BEGIN LISTED RECORDS
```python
# ... 57 lines not shown
    "sr_volume_sample_aux": (_i, [_vp, _vp, _i64, _vp]),
    "sr_volume_project": (_i, [_vp, _vp, C.POINTER(C.c_uint32)]),
    "sr_volume_omega": (_d, [_vp]),
    "sr_volume_bytes": (_i64, [_vp]),
    "sr_volume_destroy": (None, [_vp]),
    "sr_trace": (_i, [_vp, _vp, _i64, C.POINTER(TraceParams), _vp, _vp, _vp, C.POINTER(TraceStats)]),
    "sr_ray_to_jones": (_i, [_vp, _i64, _d, _i, _i, _vp, _vp]),
    "sr_rays_create": (_i, [_pp, _i64]),
    "sr_rays_download_s0": (_i, [_vp, _vp]),
    "sr_rays_error_bound": (_i, [_vp, _vp]),
    "sr_rays_generate": (_i, [_vp, _i, _d, _d, _d, _d, _i, C.c_uint64, C.c_uint64]),
    "sr_rays_upload": (_i, [_vp, _vp]),
    "sr_rays_upload_part": (_i, [_vp, _vp, _i64, _i64, _i]),
    "sr_rays_trace": (_i, [_vp, _vp, C.POINTER(TraceParams), C.POINTER(TraceStats)]),
    "sr_release_caches": (_i, []),
    "sr_rays_trace_stats": (_i, [_vp, C.POINTER(TraceStats)]),
    "sr_rays_tile_segments": (_i, [_vp]),
    "sr_tile_min_density": (_d, []),
    "sr_rays_tile_records": (_i, [_vp]),
    "sr_rays_set_bbox": (_i, [_vp, _vp]),
    "sr_rays_get_bbox": (_i, [_vp, _vp, C.POINTER(C.c_int)]),
    "sr_rays_download": (_i, [_vp, _vp, _vp, _vp]),
    "sr_rays_count": (_i64, [_vp]),
    "sr_rays_destroy": (None, [_vp]),
    "sr_optics": (_i, [C.POINTER(Optic), _i, _d, _i64, _vp, _vp, _vp, _vp]),
    "sr_hist2d": (_i, [_vp, _vp, _i64, _i, _i, _d, _d, _d, _d, _vp]),
    "sr_interferogram": (_i, [_vp, _vp, _vp, _i64, _i, _i, _d, _d, _d, _d, _vp, _vp]),
    "sr_interfere_ref_beam": (_i, [_vp, _vp, _i64, _d, _d, _vp]),
    "sr_image_create": (_i, [_pp, _i, _i, _i, _d, _d, _d, _d]),
    "sr_image_zero": (_i, [_vp]),
    "sr_image_download": (_i, [_vp, _vp]),
    "sr_image_amplitude": (_i, [_vp, _vp]),
    "sr_image_counts_f64": (_i, [_vp, _vp]),
    "sr_rays_optics": (_i, [_vp, C.POINTER(Optic), _i, C.POINTER(DepositParams), _vp, _vp]),
    "sr_image_bytes": (_i64, [_vp]),
    "sr_image_destroy": (None, [_vp]),
    "sr_rays_deposit": (_i, [_vp, C.POINTER(Optic), _i, C.POINTER(DepositParams), _vp, C.POINTER(DepositStats)]),
    "sr_rays_refine": (_i, [_vp, _i, _vp, _vp, _vp, C.POINTER(C.c_int64)]),
    "sr_image_create_intensity": (_i, [_pp, _i, _i, _i, _d, _d, _d, _d]),
    "sr_rays_deposit_intensity": (_i, [_vp, C.POINTER(Optic), _i, _vp, _i, _i, _vp, C.POINTER(DepositStats)]),
    "sr_intensity2d": (_i, [_vp, _vp, _vp, _i64, _vp, _i, _i, _i, _d, _d, _d, _d, _vp]),
    "sr_image_rotation": (_i, [_vp, _i, _i, _d, _vp]),
    "sr_comm_unique_id": (_i, [_vp]),
    "sr_comm_create": (_i, [_pp, _vp, _i, _i]),
    "sr_image_reduce": (_i, [_vp, _vp, _i]),
    "sr_comm_ranks": (_i, [_vp, C.POINTER(C.c_int), C.POINTER(C.c_int)]),
# ... 45 lines not shown
```

synthpy_amd/csrc/common.hpp:

```cpp
#pragma once
#include <hip/hip_runtime.h>

#include <cstdarg>
#include <cstdint>
#include <cstdio>
#include <map>
#include <string>
#include <type_traits>
#include <vector>

#include "synthray.h"

namespace sr {

constexpr double kC = 299792458.0;

void set_error(const char *fmt, ...);
int fail(int code, const char *fmt, ...);

#define SR_HIP(call)                                                                         \
  do {                                                                                       \
    hipError_t e_ = (call);                                                                  \
    if (e_ != hipSuccess)                                                                    \
      return sr::fail(SR_ERR_HIP, "%s failed: %s (%s:%d)", #call, hipGetErrorString(e_),     \
// ... 99 lines not shown
  mutable std::map<int, void *> step_tabs;
};

struct sr_rays {
  int64_t n = 0;
  int64_t cap = 0;
  double bbox[6] = {0, 0, 0, 0, 0, 0};
  bool have_bbox = false;
  bool bbox_given = false;
  double *s0 = nullptr;
  double *sf = nullptr;
  double *rf = nullptr;
  double *Jf = nullptr;
  uint32_t *perm = nullptr;
  uint32_t *keys = nullptr;
  uint32_t *bins = nullptr;
  uint32_t *sort_tmp = nullptr;
  int64_t bins_cap = 0;
  uint32_t *fb_list = nullptr;
  unsigned long long *counters = nullptr;
  double *rec = nullptr;
  double *rec2 = nullptr;
  uint32_t *order2 = nullptr;
  double *strag_rec = nullptr;
  unsigned long long *strag_snap = nullptr;
  int strag_snap_cap = 0;
  bool have_s0 = false, traced = false, sorted = false, have_rec = false;
  bool counters_carry = false;
  int tile_segs = 0;
  int tile_segs_run = 0;
  bool tile_rec = false;
  float *guard = nullptr;
  const sr_volume *last_vol = nullptr;
  sr_trace_params last_p{};
  void *guard_set = nullptr;
  std::vector<char> guard_set_host;
  bool guard_live = false;
  double guard_len = 0;
};

namespace sr {
int retrace_f64(const sr_rays *r, const uint32_t *list, const unsigned long long *count);
int download_rows(const sr_rays *r, double *sf, double *rf, double *Jf, int64_t ld, int64_t off, double *staging);
}

struct sr_image {
// ... 8 lines not shown
```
END LISTED RECORDS
_TASK OBJECTIVE_
Could you copy the listing above word for word?

_SOLVED PROBLEM_
```python
# ... 57 lines not shown
    "sr_volume_sample_aux": (_i, [_vp, _vp, _i64, _vp]),
    "sr_volume_project": (_i, [_vp, _vp, C.POINTER(C.c_uint32)]),
    "sr_volume_omega": (_d, [_vp]),
    "sr_volume_bytes": (_i64, [_vp]),
    "sr_volume_destroy": (None, [_vp]),
    "sr_trace": (_i, [_vp, _vp, _i64, C.POINTER(TraceParams), _vp, _vp, _vp, C.POINTER(TraceStats)]),
    "sr_ray_to_jones": (_i, [_vp, _i64, _d, _i, _i, _vp, _vp]),
    "sr_rays_create": (_i, [_pp, _i64]),
    "sr_rays_download_s0": (_i, [_vp, _vp]),
    "sr_rays_error_bound": (_i, [_vp, _vp]),
    "sr_rays_generate": (_i, [_vp, _i, _d, _d, _d, _d, _i, C.c_uint64, C.c_uint64]),
    "sr_rays_upload": (_i, [_vp, _vp]),
    "sr_rays_upload_part": (_i, [_vp, _vp, _i64, _i64, _i]),
    "sr_rays_trace": (_i, [_vp, _vp, C.POINTER(TraceParams), C.POINTER(TraceStats)]),
    "sr_release_caches": (_i, []),
    "sr_rays_trace_stats": (_i, [_vp, C.POINTER(TraceStats)]),
    "sr_rays_tile_segments": (_i, [_vp]),
    "sr_tile_min_density": (_d, []),
    "sr_rays_tile_records": (_i, [_vp]),
    "sr_rays_set_bbox": (_i, [_vp, _vp]),
    "sr_rays_get_bbox": (_i, [_vp, _vp, C.POINTER(C.c_int)]),
    "sr_rays_download": (_i, [_vp, _vp, _vp, _vp]),
    "sr_rays_count": (_i64, [_vp]),
    "sr_rays_destroy": (None, [_vp]),
    "sr_optics": (_i, [C.POINTER(Optic), _i, _d, _i64, _vp, _vp, _vp, _vp]),
    "sr_hist2d": (_i, [_vp, _vp, _i64, _i, _i, _d, _d, _d, _d, _vp]),
    "sr_interferogram": (_i, [_vp, _vp, _vp, _i64, _i, _i, _d, _d, _d, _d, _vp, _vp]),
    "sr_interfere_ref_beam": (_i, [_vp, _vp, _i64, _d, _d, _vp]),
    "sr_image_create": (_i, [_pp, _i, _i, _i, _d, _d, _d, _d]),
    "sr_image_zero": (_i, [_vp]),
    "sr_image_download": (_i, [_vp, _vp]),
    "sr_image_amplitude": (_i, [_vp, _vp]),
    "sr_image_counts_f64": (_i, [_vp, _vp]),
    "sr_rays_optics": (_i, [_vp, C.POINTER(Optic), _i, C.POINTER(DepositParams), _vp, _vp]),
    "sr_image_bytes": (_i64, [_vp]),
    "sr_image_destroy": (None, [_vp]),
    "sr_rays_deposit": (_i, [_vp, C.POINTER(Optic), _i, C.POINTER(DepositParams), _vp, C.POINTER(DepositStats)]),
    "sr_rays_refine": (_i, [_vp, _i, _vp, _vp, _vp, C.POINTER(C.c_int64)]),
    "sr_image_create_intensity": (_i, [_pp, _i, _i, _i, _d, _d, _d, _d]),
    "sr_rays_deposit_intensity": (_i, [_vp, C.POINTER(Optic), _i, _vp, _i, _i, _vp, C.POINTER(DepositStats)]),
    "sr_intensity2d": (_i, [_vp, _vp, _vp, _i64, _vp, _i, _i, _i, _d, _d, _d, _d, _vp]),
    "sr_image_rotation": (_i, [_vp, _i, _i, _d, _vp]),
    "sr_comm_unique_id": (_i, [_vp]),
    "sr_comm_create": (_i, [_pp, _vp, _i, _i]),
    "sr_image_reduce": (_i, [_vp, _vp, _i]),
    "sr_comm_ranks": (_i, [_vp, C.POINTER(C.c_int), C.POINTER(C.c_int)]),
# ... 45 lines not shown
```

synthpy_amd/csrc/common.hpp:

```cpp
#pragma once
#include <hip/hip_runtime.h>

#include <cstdarg>
#include <cstdint>
#include <cstdio>
#include <map>
#include <string>
#include <type_traits>
#include <vector>

#include "synthray.h"

namespace sr {

constexpr double kC = 299792458.0;

void set_error(const char *fmt, ...);
int fail(int code, const char *fmt, ...);

#define SR_HIP(call)                                                                         \
  do {                                                                                       \
    hipError_t e_ = (call);                                                                  \
    if (e_ != hipSuccess)                                                                    \
      return sr::fail(SR_ERR_HIP, "%s failed: %s (%s:%d)", #call, hipGetErrorString(e_),     \
// ... 99 lines not shown
  mutable std::map<int, void *> step_tabs;
};

struct sr_rays {
  int64_t n = 0;
  int64_t cap = 0;
  double bbox[6] = {0, 0, 0, 0, 0, 0};
  bool have_bbox = false;
  bool bbox_given = false;
  double *s0 = nullptr;
  double *sf = nullptr;
  double *rf = nullptr;
  double *Jf = nullptr;
  uint32_t *perm = nullptr;
  uint32_t *keys = nullptr;
  uint32_t *bins = nullptr;
  uint32_t *sort_tmp = nullptr;
  int64_t bins_cap = 0;
  uint32_t *fb_list = nullptr;
  unsigned long long *counters = nullptr;
  double *rec = nullptr;
  double *rec2 = nullptr;
  uint32_t *order2 = nullptr;
  double *strag_rec = nullptr;
  unsigned long long *strag_snap = nullptr;
  int strag_snap_cap = 0;
  bool have_s0 = false, traced = false, sorted = false, have_rec = false;
  bool counters_carry = false;
  int tile_segs = 0;
  int tile_segs_run = 0;
  bool tile_rec = false;
  float *guard = nullptr;
  const sr_volume *last_vol = nullptr;
  sr_trace_params last_p{};
  void *guard_set = nullptr;
  std::vector<char> guard_set_host;
  bool guard_live = false;
  double guard_len = 0;
};

namespace sr {
int retrace_f64(const sr_rays *r, const uint32_t *list, const unsigned long long *count);
int download_rows(const sr_rays *r, double *sf, double *rf, double *Jf, int64_t ld, int64_t off, double *staging);
}

struct sr_image {
// ... 8 lines not shown
```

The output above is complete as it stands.